▸ **What needs to be done**:
In the data below, find each line carrying the string "numpy" and copy it out.

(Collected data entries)
BEGIN

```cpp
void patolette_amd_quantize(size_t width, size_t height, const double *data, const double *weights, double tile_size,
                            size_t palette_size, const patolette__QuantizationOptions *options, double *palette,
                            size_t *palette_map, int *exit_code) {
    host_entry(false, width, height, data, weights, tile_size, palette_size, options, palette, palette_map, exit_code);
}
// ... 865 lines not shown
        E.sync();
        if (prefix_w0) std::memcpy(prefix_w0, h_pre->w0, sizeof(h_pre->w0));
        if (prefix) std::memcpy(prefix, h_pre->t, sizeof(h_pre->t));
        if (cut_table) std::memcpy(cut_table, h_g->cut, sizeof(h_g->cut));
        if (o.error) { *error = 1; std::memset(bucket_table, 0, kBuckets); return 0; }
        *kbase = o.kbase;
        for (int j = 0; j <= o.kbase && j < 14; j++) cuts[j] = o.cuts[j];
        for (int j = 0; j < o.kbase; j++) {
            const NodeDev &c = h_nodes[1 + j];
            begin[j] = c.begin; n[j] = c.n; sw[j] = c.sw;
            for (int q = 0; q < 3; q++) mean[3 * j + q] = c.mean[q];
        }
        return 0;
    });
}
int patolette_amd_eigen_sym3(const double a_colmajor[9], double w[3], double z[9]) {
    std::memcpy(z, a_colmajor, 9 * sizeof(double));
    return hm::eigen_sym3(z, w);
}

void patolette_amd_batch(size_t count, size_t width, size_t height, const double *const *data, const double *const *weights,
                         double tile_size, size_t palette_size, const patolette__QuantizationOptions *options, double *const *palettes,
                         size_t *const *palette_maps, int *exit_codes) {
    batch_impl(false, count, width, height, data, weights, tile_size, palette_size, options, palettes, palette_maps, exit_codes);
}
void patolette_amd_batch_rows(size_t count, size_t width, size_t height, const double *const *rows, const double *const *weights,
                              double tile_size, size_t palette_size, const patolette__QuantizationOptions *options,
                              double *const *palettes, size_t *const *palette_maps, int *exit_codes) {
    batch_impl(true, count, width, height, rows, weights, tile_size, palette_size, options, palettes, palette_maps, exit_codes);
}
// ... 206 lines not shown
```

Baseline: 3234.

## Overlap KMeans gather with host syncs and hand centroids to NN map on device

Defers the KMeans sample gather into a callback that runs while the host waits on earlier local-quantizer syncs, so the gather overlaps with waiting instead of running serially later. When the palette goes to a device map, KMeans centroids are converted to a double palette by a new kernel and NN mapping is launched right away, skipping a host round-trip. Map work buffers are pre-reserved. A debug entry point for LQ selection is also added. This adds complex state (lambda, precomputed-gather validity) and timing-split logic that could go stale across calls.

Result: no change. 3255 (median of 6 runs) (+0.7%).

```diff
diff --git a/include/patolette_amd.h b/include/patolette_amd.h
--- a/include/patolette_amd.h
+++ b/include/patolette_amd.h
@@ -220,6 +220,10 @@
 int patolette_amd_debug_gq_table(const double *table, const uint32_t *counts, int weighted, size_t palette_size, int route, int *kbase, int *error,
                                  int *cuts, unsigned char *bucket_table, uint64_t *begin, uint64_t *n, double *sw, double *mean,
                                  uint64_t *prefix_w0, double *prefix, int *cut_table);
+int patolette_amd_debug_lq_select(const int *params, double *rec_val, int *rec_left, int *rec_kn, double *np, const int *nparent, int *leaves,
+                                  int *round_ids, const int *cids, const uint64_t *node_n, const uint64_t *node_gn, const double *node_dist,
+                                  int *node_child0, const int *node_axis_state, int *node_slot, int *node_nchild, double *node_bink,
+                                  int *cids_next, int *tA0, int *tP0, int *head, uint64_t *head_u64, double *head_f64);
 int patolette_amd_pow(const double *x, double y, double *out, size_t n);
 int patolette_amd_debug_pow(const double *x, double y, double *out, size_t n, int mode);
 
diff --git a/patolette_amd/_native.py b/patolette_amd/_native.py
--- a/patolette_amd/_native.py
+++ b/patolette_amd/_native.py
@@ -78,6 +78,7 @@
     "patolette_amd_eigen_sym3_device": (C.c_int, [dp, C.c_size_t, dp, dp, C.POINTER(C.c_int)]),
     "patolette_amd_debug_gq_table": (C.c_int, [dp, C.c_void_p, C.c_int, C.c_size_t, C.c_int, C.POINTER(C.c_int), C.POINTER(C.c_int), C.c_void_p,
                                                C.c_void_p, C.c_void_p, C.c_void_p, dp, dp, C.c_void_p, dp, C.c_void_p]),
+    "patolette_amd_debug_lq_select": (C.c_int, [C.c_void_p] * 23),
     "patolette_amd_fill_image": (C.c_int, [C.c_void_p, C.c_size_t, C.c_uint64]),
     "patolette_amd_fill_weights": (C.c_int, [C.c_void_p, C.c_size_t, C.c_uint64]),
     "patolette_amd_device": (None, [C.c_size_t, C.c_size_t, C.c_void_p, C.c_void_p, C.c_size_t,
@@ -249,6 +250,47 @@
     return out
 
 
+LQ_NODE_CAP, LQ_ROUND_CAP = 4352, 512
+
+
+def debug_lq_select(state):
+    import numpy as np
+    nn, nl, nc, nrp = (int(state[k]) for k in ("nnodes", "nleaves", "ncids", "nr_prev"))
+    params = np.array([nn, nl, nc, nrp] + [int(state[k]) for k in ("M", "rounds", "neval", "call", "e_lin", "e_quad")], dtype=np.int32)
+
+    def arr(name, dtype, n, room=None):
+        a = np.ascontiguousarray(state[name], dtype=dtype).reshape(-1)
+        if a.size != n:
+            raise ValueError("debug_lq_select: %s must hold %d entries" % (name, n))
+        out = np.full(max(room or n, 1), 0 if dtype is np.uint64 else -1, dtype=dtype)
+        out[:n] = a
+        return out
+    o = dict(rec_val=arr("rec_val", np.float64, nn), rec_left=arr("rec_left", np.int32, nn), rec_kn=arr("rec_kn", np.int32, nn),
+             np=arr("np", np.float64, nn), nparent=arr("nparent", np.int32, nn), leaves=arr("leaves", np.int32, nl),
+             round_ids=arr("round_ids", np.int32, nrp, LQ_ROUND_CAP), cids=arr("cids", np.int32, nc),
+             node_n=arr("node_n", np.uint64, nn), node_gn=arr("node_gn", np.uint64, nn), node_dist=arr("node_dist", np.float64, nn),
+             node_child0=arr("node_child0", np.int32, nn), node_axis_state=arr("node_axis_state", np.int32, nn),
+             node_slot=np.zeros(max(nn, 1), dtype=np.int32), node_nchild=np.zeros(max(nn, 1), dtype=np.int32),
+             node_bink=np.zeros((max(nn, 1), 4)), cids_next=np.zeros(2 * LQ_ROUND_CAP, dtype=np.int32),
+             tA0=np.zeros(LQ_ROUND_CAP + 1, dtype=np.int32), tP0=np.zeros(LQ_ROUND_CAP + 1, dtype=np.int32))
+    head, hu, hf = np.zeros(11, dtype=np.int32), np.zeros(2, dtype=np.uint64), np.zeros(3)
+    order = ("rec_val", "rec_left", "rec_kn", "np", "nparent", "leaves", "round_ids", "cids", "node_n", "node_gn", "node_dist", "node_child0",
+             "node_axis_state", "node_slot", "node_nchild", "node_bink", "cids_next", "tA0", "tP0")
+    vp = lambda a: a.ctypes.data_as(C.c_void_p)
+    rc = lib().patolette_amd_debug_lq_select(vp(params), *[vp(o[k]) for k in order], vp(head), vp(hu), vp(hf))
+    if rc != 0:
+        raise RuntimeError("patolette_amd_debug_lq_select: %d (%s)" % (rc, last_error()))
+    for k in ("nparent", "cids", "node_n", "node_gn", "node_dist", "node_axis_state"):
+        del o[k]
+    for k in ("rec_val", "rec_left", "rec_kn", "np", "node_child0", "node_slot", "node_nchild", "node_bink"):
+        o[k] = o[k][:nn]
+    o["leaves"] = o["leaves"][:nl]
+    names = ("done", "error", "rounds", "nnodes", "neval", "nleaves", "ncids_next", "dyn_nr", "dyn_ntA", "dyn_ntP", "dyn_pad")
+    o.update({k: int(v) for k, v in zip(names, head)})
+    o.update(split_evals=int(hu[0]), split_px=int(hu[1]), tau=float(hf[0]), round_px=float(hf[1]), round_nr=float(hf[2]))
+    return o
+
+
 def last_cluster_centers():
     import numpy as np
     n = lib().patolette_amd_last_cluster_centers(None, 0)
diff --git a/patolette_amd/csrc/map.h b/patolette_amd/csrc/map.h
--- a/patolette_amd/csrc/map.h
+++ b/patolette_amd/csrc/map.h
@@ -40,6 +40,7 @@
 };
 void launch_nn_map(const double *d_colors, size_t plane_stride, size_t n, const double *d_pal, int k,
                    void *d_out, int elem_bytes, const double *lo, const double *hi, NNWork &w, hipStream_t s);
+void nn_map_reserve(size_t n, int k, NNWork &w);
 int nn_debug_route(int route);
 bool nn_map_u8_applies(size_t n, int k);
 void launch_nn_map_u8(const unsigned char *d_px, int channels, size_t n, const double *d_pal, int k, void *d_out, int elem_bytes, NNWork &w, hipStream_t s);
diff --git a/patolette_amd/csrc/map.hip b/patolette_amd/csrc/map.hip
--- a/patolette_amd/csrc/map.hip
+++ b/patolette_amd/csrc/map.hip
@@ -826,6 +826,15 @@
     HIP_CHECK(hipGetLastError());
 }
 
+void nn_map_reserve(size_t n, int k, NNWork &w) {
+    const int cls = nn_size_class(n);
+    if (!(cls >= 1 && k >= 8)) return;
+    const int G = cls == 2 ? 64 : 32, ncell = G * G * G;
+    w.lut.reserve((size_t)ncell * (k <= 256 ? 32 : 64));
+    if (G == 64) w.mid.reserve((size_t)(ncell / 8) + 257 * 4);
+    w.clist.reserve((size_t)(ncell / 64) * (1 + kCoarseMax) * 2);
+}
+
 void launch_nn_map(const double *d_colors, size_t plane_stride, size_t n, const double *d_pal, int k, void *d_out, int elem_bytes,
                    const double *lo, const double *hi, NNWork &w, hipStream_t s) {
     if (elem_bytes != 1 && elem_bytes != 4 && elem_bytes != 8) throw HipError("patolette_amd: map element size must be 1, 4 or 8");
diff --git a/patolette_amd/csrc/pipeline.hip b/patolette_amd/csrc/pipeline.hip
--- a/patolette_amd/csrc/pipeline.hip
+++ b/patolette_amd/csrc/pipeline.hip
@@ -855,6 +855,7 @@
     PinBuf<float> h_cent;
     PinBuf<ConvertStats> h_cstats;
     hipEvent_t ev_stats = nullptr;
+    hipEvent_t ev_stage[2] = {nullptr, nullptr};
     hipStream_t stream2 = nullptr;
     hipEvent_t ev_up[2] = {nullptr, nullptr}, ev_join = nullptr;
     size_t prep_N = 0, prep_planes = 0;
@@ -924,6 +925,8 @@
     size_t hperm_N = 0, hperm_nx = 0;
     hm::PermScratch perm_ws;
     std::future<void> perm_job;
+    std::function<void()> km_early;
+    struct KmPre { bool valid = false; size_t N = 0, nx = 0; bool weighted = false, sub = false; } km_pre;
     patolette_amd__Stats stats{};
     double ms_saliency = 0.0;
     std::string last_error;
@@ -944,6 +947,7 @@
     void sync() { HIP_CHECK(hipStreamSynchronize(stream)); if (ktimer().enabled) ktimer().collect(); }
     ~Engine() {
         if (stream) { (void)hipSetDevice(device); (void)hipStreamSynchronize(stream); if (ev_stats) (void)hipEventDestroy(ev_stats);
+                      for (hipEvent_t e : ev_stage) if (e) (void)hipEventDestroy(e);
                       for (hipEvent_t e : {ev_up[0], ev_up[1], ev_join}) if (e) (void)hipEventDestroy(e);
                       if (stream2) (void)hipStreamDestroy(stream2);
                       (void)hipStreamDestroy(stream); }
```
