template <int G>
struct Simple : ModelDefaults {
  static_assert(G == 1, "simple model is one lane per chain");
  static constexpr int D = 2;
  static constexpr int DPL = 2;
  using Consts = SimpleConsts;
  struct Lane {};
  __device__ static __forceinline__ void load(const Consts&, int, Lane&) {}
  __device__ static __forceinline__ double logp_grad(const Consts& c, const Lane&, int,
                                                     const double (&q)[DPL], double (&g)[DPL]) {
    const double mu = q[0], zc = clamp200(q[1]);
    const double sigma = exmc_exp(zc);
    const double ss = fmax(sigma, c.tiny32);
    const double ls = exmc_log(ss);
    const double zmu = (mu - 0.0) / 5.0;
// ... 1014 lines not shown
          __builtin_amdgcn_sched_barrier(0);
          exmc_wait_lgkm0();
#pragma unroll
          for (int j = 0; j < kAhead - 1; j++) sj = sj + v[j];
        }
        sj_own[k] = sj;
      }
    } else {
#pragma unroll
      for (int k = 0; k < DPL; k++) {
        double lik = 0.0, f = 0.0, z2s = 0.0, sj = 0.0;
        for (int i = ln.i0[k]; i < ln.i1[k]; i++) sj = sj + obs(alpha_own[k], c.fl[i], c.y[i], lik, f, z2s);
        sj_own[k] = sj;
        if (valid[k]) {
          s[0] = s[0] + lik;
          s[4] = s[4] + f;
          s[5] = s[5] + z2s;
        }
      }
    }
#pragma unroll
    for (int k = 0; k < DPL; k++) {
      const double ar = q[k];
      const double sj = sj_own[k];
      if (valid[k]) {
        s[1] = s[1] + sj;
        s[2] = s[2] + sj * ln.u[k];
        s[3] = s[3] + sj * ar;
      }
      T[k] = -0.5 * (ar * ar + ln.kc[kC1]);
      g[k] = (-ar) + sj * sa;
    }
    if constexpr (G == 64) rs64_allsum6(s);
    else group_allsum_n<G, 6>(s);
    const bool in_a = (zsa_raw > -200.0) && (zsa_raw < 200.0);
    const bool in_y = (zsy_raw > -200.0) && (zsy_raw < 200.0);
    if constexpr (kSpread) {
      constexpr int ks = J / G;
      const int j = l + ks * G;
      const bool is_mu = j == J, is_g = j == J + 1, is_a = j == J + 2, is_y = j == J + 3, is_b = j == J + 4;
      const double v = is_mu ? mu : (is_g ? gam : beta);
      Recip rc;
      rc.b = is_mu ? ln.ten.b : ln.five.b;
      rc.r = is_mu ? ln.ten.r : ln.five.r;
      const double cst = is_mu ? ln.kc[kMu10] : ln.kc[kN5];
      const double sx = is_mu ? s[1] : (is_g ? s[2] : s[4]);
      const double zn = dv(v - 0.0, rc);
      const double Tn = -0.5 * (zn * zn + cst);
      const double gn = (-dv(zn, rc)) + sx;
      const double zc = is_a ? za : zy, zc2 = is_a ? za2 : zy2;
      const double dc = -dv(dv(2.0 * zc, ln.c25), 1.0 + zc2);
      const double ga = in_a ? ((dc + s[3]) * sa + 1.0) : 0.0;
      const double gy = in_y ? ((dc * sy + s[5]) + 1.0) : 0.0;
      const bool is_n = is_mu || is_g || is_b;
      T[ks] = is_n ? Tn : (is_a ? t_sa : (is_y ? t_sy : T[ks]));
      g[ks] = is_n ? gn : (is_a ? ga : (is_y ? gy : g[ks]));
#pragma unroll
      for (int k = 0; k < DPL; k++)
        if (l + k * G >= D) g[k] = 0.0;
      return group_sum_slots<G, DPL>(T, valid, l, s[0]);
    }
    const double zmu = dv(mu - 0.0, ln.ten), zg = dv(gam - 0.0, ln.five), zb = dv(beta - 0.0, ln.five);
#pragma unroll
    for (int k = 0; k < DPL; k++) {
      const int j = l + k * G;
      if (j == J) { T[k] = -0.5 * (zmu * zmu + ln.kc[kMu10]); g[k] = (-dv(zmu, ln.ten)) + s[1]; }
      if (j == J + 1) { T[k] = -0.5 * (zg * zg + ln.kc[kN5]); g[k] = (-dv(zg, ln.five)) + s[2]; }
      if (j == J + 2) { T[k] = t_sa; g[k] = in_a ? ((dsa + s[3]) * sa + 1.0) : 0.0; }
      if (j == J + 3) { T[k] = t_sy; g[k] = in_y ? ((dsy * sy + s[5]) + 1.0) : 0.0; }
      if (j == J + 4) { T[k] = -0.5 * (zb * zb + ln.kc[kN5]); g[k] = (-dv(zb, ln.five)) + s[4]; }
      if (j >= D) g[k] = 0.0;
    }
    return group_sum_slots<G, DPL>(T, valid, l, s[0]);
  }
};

END

▸ **Answer to this exercise**:
+    import numpy as np
     import numpy as np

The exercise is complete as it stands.